In cases like this, hospitals should consider using a VIP plan in which victims of highly public tragedies receive the same attention to privacy, physical security, and protection as celebrities who are in a hospital, he adds.

This might even entail keeping patients in the hospital longer than medically warranted, Brownell says. “We had a situation where patients might have been medically able to be discharged, but because of the celebrity issue and other issues, they weren’t ready to actually leave the building — so we kept them in the hospital a little bit longer to make sure their exit plan was a safe and secure plan for them.”

Work with social workers and chaplains, and network with community resources. Families and patients will need additional help, particularly if the family is from out of town, Kearns says.

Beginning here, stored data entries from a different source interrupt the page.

int dspn_bn_apply_f32(const float *x, const float *scale, const float *shift, float *y, long long rows,
                      int C, int relu, float *out_absmax, void *stream);
int dspn_bn_apply_planes_f32(const float *x, const float *scale, const float *shift, void *y_planes, long long rows, int C,
                             int relu, const float *y_absmax, void *stream);

int dspn_bn_backward_f32(const float *x, const float *scale, const float *shift, const float *dy,
                         const float *mean, const float *rstd, const float *gamma, float *dx,
                         float *dgamma, float *dbeta, long long rows, int C, int relu, int accumulate,
                         float *dx_absmax, void *workspace, size_t workspace_bytes, void *stream);
int dspn_bn_backward_from_sums_f32(const float *x, const float *scale, const float *shift, const float *dy,
                                   const float *mean, const float *rstd, const float *gamma, const float *tile_sums,
                                   int tiles, float *dx, float *dgamma, float *dbeta, long long rows, int C, int relu,
                                   int accumulate, float *dx_absmax, float *dx_absmin, const float *dy_absmax, const float *x_chan_minmax,
                                   int dx_planes, void *workspace, size_t workspace_bytes, void *stream);
int dspn_bn_discard_parked(void *stream);

int dspn_add_f32(const float *a, const float *b, float *out, long long n, void *stream);
int dspn_relu_backward_f32(const float *y, const float *dy, float *dx, long long n, int accumulate, void *stream);
int dspn_relu_backward_colsum_f32(const float *y, const float *dy, float *dx, long long rows, int C, int ld,
                                  float *out, float *dx_absmax ,
                                  void *workspace, size_t workspace_bytes, void *stream);
int dspn_fill_f32(float *p, float v, long long n, void *stream);
size_t dspn_colsum_workspace_bytes(long long rows, int C);
int dspn_colsum_f32(const float *a, long long rows, int C, int ld, float *out,
                    void *workspace, size_t workspace_bytes, void *stream);
int dspn_nchw_to_nhwc_f32(const float *src, float *dst, int N, int C, int H, int W, int Cp, void *stream);
int dspn_nhwc_to_nchw_f32(const float *src, float *dst, int N, int C, int H, int W, int Cp, void *stream);
int dspn_copy_block_f32(const float *src, float *dst, int samples, long long rows_per_sample, int C,
                        long long src_sample_stride, int lds, int soff,
                        long long dst_sample_stride, int ldd, int doff, int accumulate, void *stream);
int dspn_copy_block_batch_f32(const void *table, int n, long long total, void *stream);
int dspn_transpose_bnc_f32(const float *src, float *dst, int B, int N, int C, void *stream);

int dspn_tap_sum_f32(const float *z, const float *bias, float *y, int N, int H, int W, int Cout, int ldy,
                     int ldz, int R, int S, int pad_h, int pad_w, void *stream);
int dspn_tap_spread_f32(const float *dy, float *dz, int N, int H, int W, int Cout, int ldy, int ldz, int R,
                        int S, int pad_h, int pad_w, void *stream);

int dspn_maxpool_forward_f32(const float *x, float *y, unsigned char *argmax, int N, int H, int W, int C, int k,
                             int stride, int pad, int Ho, int Wo, void *stream);
int dspn_maxpool_forward_bn_f32(const float *x, const float *in_scale, const float *in_shift, int in_relu, float *y,
                                unsigned char *argmax, int N, int H, int W, int C, int k, int stride, int pad, int Ho, int Wo,
                                float *out_absmax, void *stream);
int dspn_bn_backward_maxpool_f32(const float *x, const float *scale, const float *shift, const float *dy_pool,
                                 const unsigned char *argmax, int N, int H, int W, int C, int k, int stride, int pad, int Ho,
                                 int Wo, const float *mean, const float *rstd, const float *gamma, float *dx, float *dgamma,
                                 float *dbeta, int relu, float *dx_absmax, void *workspace, size_t workspace_bytes, void *stream);
int dspn_maxpool_backward_argmax_f32(const unsigned char *argmax, const float *dy, float *dx, int N, int H,
                                     int W, int C, int k, int stride, int pad, int Ho, int Wo, void *stream);
int dspn_maxpool_backward_f32(const float *x, const float *y, const float *dy, float *dx, int N, int H,
                              int W, int C, int k, int stride, int pad, int Ho, int Wo, void *stream);
int dspn_avgpool_forward_f32(const float *x, float *y, int N, int H, int W, int C, int k, int Ho, int Wo, void *stream);
int dspn_avgpool_backward_f32(const float *dy, float *dx, int N, int H, int W, int C, int k, int Ho, int Wo,
                              int accumulate, void *stream);

int dspn_avgpool2d_forward_f32(const float *x, float *y, int N, int H, int W, int C, int k, int stride, int pad,
                               int Ho, int Wo, void *stream);
int dspn_avgpool2d_backward_f32(const float *dy, float *dx, int N, int H, int W, int C, int k, int stride, int pad,
                                int Ho, int Wo, int accumulate, void *stream);
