template <int NM>
__device__ __attribute__((always_inline)) inline void limb_forces(const hs_topo* T, const hs_run_args& a,
                                                                  const hs::launch_map& mp, LimbLds<NM, true>& S, bool limb,
                                                                  int l, int L, int gbase, int nl, bool live, int b,
                                                                  int s_glob, const real* o,
                                                                  const real (&Jp)[3][3], const real (&Jz)[3][3],
                                                                  const real (&Pc)[3][3], const real* fp,
                                                                  const real (&xt)[3][3], bool bad, bool big) {
  const int n = T->n;
  [[maybe_unused]] const int dbg_r = dbg_row(live, b, a.horizon, s_glob);
  real ts[9];
#pragma unroll
  for (int q = 0; q < 9; q++) ts[q] = 0;
  for (int i = 1; i < n; i++) {
    real r[3];
    for (int t = 0; t < 3; t++) r[t] = S.p[i][t] - o[t];
    real q[6] = {r[0] * r[0], r[1] * r[1], r[2] * r[2], r[0] * r[1], r[0] * r[2], r[1] * r[2]};
    opaque_vals<6>(q);
    ts[0] += r[0];
    ts[1] += r[1];
    ts[2] += r[2];
    for (int j = 0; j < 6; j++) ts[3 + j] += q[j];
  }
  opaque_vals<9>(ts);
  const int dbg_f = T->link[L][2].foot;
  (void)dbg_f;
  if (l == 0) LDBG(dbg_r, 0, ts[3], 30);
  const size_t orow = (size_t)b * a.horizon + s_glob;
  real Ct[18], Bd[6], Bl[9], rdB[3], rb[3], vl[27];
  bool okB = true;
  if (limb) {
    const real* z = inp(mp.tau_in) + (live ? orow : 0) * mp.st_tau;
    real zz[3];
    for (int kk = 0; kk < 3; kk++) zz[kk] = z[T->node[T->limb_node[L][kk]].hinge];
    ForcesRows F;
    forces_rows(F, Jp, Jz, Pc, fp, o, xt, zz);
    okB = forces_foot(F, fp, o, Ct, Bd, Bl, rdB, rb);
    LDBG(dbg_r, 24 + dbg_f, Ct[0], 36);
    LDBG(dbg_r, 24 + dbg_f, rb[0], 37);
    if (okB) {
      ForcesV G;
      forces_v(G, Ct, Bl, rdB, rb);
#pragma unroll
      for (int e = 0; e < 27; e++) {
        const TriWalk<> t(e < 21 ? e : 0);
        real pa = e < 21 ? F.prod(t.r, t.c) : F.prod(e - 21, 9);
        real pb = e < 21 ? G.vprod(t.r, t.c) : G.vprod(e - 21, 6);
        opaque_vals<1>(&pa);
        opaque_vals<1>(&pb);
        vl[e] = (e < 21) ? pb - pa : pb + pa;
      }
    }
  }
  const bool fast = !grp_any(limb && !okB, gbase);
  if (!fast || grp_any(big, gbase)) {
    limb_defer(mp, live, l, s_glob, b);
    return;
  }
  real kv[27];
#pragma unroll
  for (int e = 0; e < 27; e++) {
    const real v = limb ? vl[e] : real(0);
    real s = real(0) + v;
    for (int k = 1; k < nl; k++) {
      const real prev = dpp_r<0x111>(s);
      if (l >= 1) s = prev + v;
    }
    const real tot = grp_get(s, gbase + nl - 1);
    const real dtv = (e < 21) ? real(0) : (e < 24 ? S.a[e - 21] : S.a[e - 21]);
// ... 66 lines not shown
  }
  __device__ real mass(int L, int kk) const {
    if constexpr (LOOP) return k[L].m[kk];
    else return (real)T->mass[T->limb_node[L][kk]];
  }
  __device__ real mass_own(int L) const {
    if constexpr (LOOP) return k[L].mown;
    else return (real)T->mass[T->limb_own[L][0]];
  }
  __device__ int hinge(int L, int kk) const {
    if constexpr (LOOP) return (k[L].hf >> (8 * kk)) & 255;
    else return T->link[L][kk].hinge;
  }
  __device__ int foot(int L) const {
    if constexpr (LOOP) return k[L].hf >> 24;
    else return T->link[L][2].foot;
  }
  __device__ int kid(int l) const {
    if constexpr (LOOP) return k[l].kid & 255;
    else return T->node[0].kids[l];
  }
  __device__ int kid_size(int l, int c) const {
    if constexpr (LOOP) return (k[l].kid >> 8) & 255;
    else return T->node[c].size;
  }
};


__device__ inline const limb_tile_entry& limb_tile_entry_of(const limb_tile_desc& d, int tile) { return d.tile[tile]; }
static_assert(HS_LMAX < LG, "lane LG - 1 of a group must not be a limb lane (lane_push's idle target)");
__device__ inline real lane_push(real v, int dst) {
  if constexpr (sizeof(real) == 8) {
    const double d = (double)v;
    const int lo = __builtin_amdgcn_ds_permute(dst << 2, __double2loint(d));
    const int hi = __builtin_amdgcn_ds_permute(dst << 2, __double2hiint(d));
    return (real)__hiloint2double(hi, lo);
  } else {
    return (real)__int_as_float(__builtin_amdgcn_ds_permute(dst << 2, __float_as_int((float)v)));
  }
}

struct LimbKD {
  real g3[3][6];
  real Jp[3][3], Jz[3][3], fp[3];
  bool contact = false;
  bool own = false;
  real gown[6];
  real jvel[3];
  real Pc[3][3], Pown[3];
  bool bad = false, big = false;
};

template <bool FORCES, bool BARRIER, bool LOOP>
__device__ __attribute__((always_inline)) inline void limb_centre_link(
    const LimbModelK<LOOP>& mk, const real (&outer)[36][LGR * HS_LMAX], int ol, int l, int L, int kk, real* P0, real* U0,
    real* Jp, real* Jz, real* fp, real* Pc, const real* o, real inv, real* g, int dbg_r) {
  opaque_vals<3>(P0);
  if constexpr (FORCES)
    for (int j = 0; j < 3; j++) Pc[j] = P0[j];
  opaque_vals<3>(U0);
  opaque_vals<3>(Jp);
  opaque_vals<3>(Jz);
  if (kk == 2) opaque_vals<3>(fp);
  real Pm[3], Um[3], Pp[3], Up[3];
  if constexpr (BARRIER) __builtin_amdgcn_sched_barrier(0);
  outer_get(outer, kk, ol, Pm, Um, Pp, Up);
  part_dyn(mk.mass(L, kk), inv, Pm, P0, Pp, Um, U0, Up, g);
  [[maybe_unused]] const int node = mk.node(L, kk);
  LDBG(dbg_r, node, P0[0], 1);
  LDBG(dbg_r, node, U0[0], 5);
  LDBG(dbg_r, node, g[0], 2);
  LDBG(dbg_r, node, g[3], 10);
  LDBG(dbg_r, node, g[1], 13);
  LDBG(dbg_r, node, g[2], 14);
  LDBG(dbg_r, node, g[4], 16);
  if (l == 0) LDBG(dbg_r, 31, o[0], 15);
  if (l == 0) LDBG(dbg_r, 30, o[1], 15);
  LDBG(dbg_r, node, Um[0], 9);
  LDBG(dbg_r, node, Up[0], 11);
  LDBG(dbg_r, node, Pm[0], 12);
  part_g(P0, o, g);
  LDBG(dbg_r, node, g[3], 3);
}

struct LimbTileRates {
  real v[3];
  uint32_t big0, big2, big4, bad;
  __device__ __attribute__((always_inline)) inline void issue(const RolloutWS& W, int row0, int L) {
#pragma unroll
    for (int kk = 0; kk < 3; kk++) v[kk] = W.kvel[row0 + 2][L][kk];
    big0 = W.kbig[row0][L];
    big2 = W.kbig[row0 + 2][L];
    big4 = W.kbig[row0 + 4][L];
    bad = W.kbad[row0 + 2][L];
  }
  __device__ __attribute__((always_inline)) inline void finish(LimbKD& kd) {
    asm volatile("" : "+v"(big0), "+v"(big2), "+v"(big4), "+v"(bad));
    kd.bad = bad != 0;
    kd.big |= (big0 | big2 | big4) != 0;
#pragma unroll
    for (int kk = 0; kk < 3; kk++) kd.jvel[kk] = v[kk];
  }
};

#ifdef HS_STAMPS
#undef HS_STAMP_GATE
#define HS_STAMP_GATE stamp_on
#endif
template <bool FORCES, bool LOOP>
__device__ __attribute__((always_inline)) inline void limb_tile_kd(
    const hs_topo* T_, const LimbModelK<LOOP>& mk, const KinFrames& kf, const real* ttab,
    real (&outer)[36][LGR * HS_LMAX], hs_link (&links)[HS_LMAX][3], const RolloutWS& W, bool straight,
    const real* u, real v, int lane, int nl, bool limb, int L, bool live, int row0, uint32_t M, uint64_t req,
    const real* tv, const real* o, real inv, real dt, LimbKD& kd, int dbg_r, bool stamp_on) {
  (void)dbg_r;
  (void)stamp_on;
  const int grp = lane >> 3, l = lane & 7;
  const bool shm = live && !((M >> (2 * grp)) & 1);
  const bool shp = live && !((M >> (2 * grp + 1)) & 1);
  const int nreq = __popc(M);
  auto nth_req = [req](int r) { return (int)(req >> (4 * r)) & 15; };
  const int nidle = LG - nl;
  const int E0 = (LGR * nidle) / nl;
  const int rqm = __popc(M & ((1u << (2 * grp)) - 1)), rqp = __popc(M & ((1u << (2 * grp + 1)) - 1));
  const int pm = shm || rqm < E0 ? 0 : 1 + (rqm - E0) / LGR, pp = shp || rqp < E0 ? 0 : 1 + (rqp - E0) / LGR;
  auto col = [](int ln) { return (ln >> 3) * HS_LMAX + (ln & 7); };
  real P[3][3], U[3][3];
  BodyS om, op, oc;
  kd.own = limb && mk.own(L);
  [[maybe_unused]] LimbTileRates tr;
  {
    int rq = 0, fL = L;
    bool extra = false;
    if (!limb) {
      const int j = grp * nidle + (l - nl);
      rq = j / nl;
      fL = j - rq * nl;
      extra = rq < E0 && rq < nreq;
      if (!extra) rq = 0, fL = 0;
    }
    const int bit = nth_req(rq), gr = bit >> 1, side = bit & 1;
    const int rr = __shfl(row0, gr * LG);
    const int frow = limb ? row0 + 2 : rr + 4 * side;
    const int dst = gr * LG + fL;
    const int dm = limb ? (shp ? lane + LG : -1) : (extra && side == 0 ? dst : -1);
    const int dp = limb ? (shm ? lane - LG : -1) : (extra && side == 1 ? dst : -1);
    BodyS ob;
#pragma unroll
    for (int j = 0; j < 3; j++) ob.P[j] = ob.U[j] = real(0);
    if (limb || extra) {
      const hs_topo* T = opaque_s(T_);
      const bool fown = LimbModelK<LOOP>{T, mk.k}.own(fL);
      const real tvf = LOOP && limb ? tv[2] : ttab[frow] * v;
      const A34 J = limb_frame(T, fL, straight, fown, W, kf, frow, u, tvf, ob);
      const real* ja = W.ktab[frow][fL];
      real sq[3], cq[3];
#pragma unroll
      for (int kk = 0; kk < 3; kk++) sincos_k_small(ja[kk], &sq[kk], &cq[kk]);
      A34 Jv = J, H;
#pragma unroll
      for (int kk = 0; kk < 3; kk++)
        fk_link<true>(T, links[fL][kk], kk, Jv, H, sq[kk], cq[kk], P[kk], U[kk], kd.Jp[kk], kd.Jz[kk], kd.fp, kd.contact);
      if (dm >= 0) outer_put(outer, 0, col(dm), P, U);
      if (dp >= 0) outer_put(outer, 18, col(dp), P, U);
    }
    if (!limb) kd.contact = false;
    oc = ob;
    if (!straight) {
#pragma unroll
      for (int j = 0; j < 6; j++) {
        const real val = j < 3 ? ob.P[j] : ob.U[j - 3];
        const real vm = lane_push(val, dm >= 0 ? dm : LG - 1), vp = lane_push(val, dp >= 0 ? dp : LG - 1);
        if (pm == 0) (j < 3 ? om.P[j] : om.U[j - 3]) = vm;
        if (pp == 0) (j < 3 ? op.P[j] : op.U[j - 3]) = vp;
      }
    }
  }
  STAMP(1);
  for (int base = E0, pass = 1; base < nreq; base += LGR, pass++) {
    const bool act = limb && base + grp < nreq;
    const int bit = nth_req(act ? base + grp : 0), gr = bit >> 1, side = bit & 1;
    const int frow = __shfl(row0, gr * LG) + 4 * side;
    const int dst = act ? gr * LG + L : -1;
    BodyS ob;
#pragma unroll
    for (int j = 0; j < 3; j++) ob.P[j] = ob.U[j] = real(0);
    __builtin_amdgcn_sched_barrier(0);
    if (act) {
      real P2[3][3], U2[3][3];
      bool nb = false;
      const hs_topo* T = opaque_s(T_);
      limb_outer(T, links[L], limb_frame(T, L, straight, kd.own, W, kf, frow, u, ttab[frow] * v, ob), W.ktab[frow][L], P2,
                 U2, nb);
      outer_put(outer, side ? 18 : 0, col(dst), P2, U2);
    }
    if (!straight) {
#pragma unroll
      for (int j = 0; j < 6; j++) {
        const real val = j < 3 ? ob.P[j] : ob.U[j - 3];
        const real vm = lane_push(val, act && side == 0 ? dst : LG - 1), vp = lane_push(val, act && side == 1 ? dst : LG - 1);
        if (pm == pass) (j < 3 ? om.P[j] : om.U[j - 3]) = vm;
        if (pp == pass) (j < 3 ? op.P[j] : op.U[j - 3]) = vp;
      }
    }
  }
  __builtin_amdgcn_sched_barrier(0);
  STAMP(2);
  if constexpr (LOOP)
    if (limb) tr.issue(W, row0, L);
  wave_sync();
  if (limb) {
    if (kd.own) {
      if (straight) {
        om = body_straight(kf.own[L][0], u, tv[0]);
        op = body_straight(kf.own[L][0], u, tv[4]);
      }
      part_dyn(mk.mass_own(L), inv, om.P, oc.P, op.P, om.U, oc.U, op.U, kd.gown);
      part_g(oc.P, o, kd.gown);
      if constexpr (FORCES)
        for (int j = 0; j < 3; j++) kd.Pown[j] = oc.P[j];
    }
    const int ol = grp * HS_LMAX + l;
#pragma unroll
    for (int kk = 0; kk < 3; kk++)
      limb_centre_link<FORCES, false>(mk, outer, ol, l, L, kk, P[kk], U[kk], kd.Jp[kk], kd.Jz[kk], kd.fp, kd.Pc[kk], o, inv, kd.g3[kk], dbg_r);
    if constexpr (LOOP) {
      tr.finish(kd);
      return;
    }
    kd.bad = W.kbad[row0 + 2][L] != 0;
    kd.big |= limb_rows_big(W.ktab[row0][L], W.ktab[row0 + 2][L], W.ktab[row0 + 4][L]);
#pragma unroll
    for (int kk = 0; kk < 3; kk++) {
      if constexpr (FORCES) break;
      kd.jvel[kk] = wrap_rate(W.ktab[row0 + 3][L][kk], W.ktab[row0 + 1][L][kk], dt);
    }
  }
}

“Most families that come to our hospital from out of town are ill-prepared for staying long periods, especially if their loved one is intubated and might be that way for weeks to come,” Kearns says. “We have to sit down with them and talk about what’s going on and how we don’t know what the prognosis is, but the physician anticipates the patient will be here for another three to four weeks.”

Then case managers call hotels and, sometimes, even homeless shelters to find families a place to stay. When mass shootings or other traumatic events happen during spring break, most hotels are full or charging very high rates, making this option difficult for the families, she notes.

Also, there are some crime victims’ funds and assistance, and case managers can help patients and families obtain information about these, she says.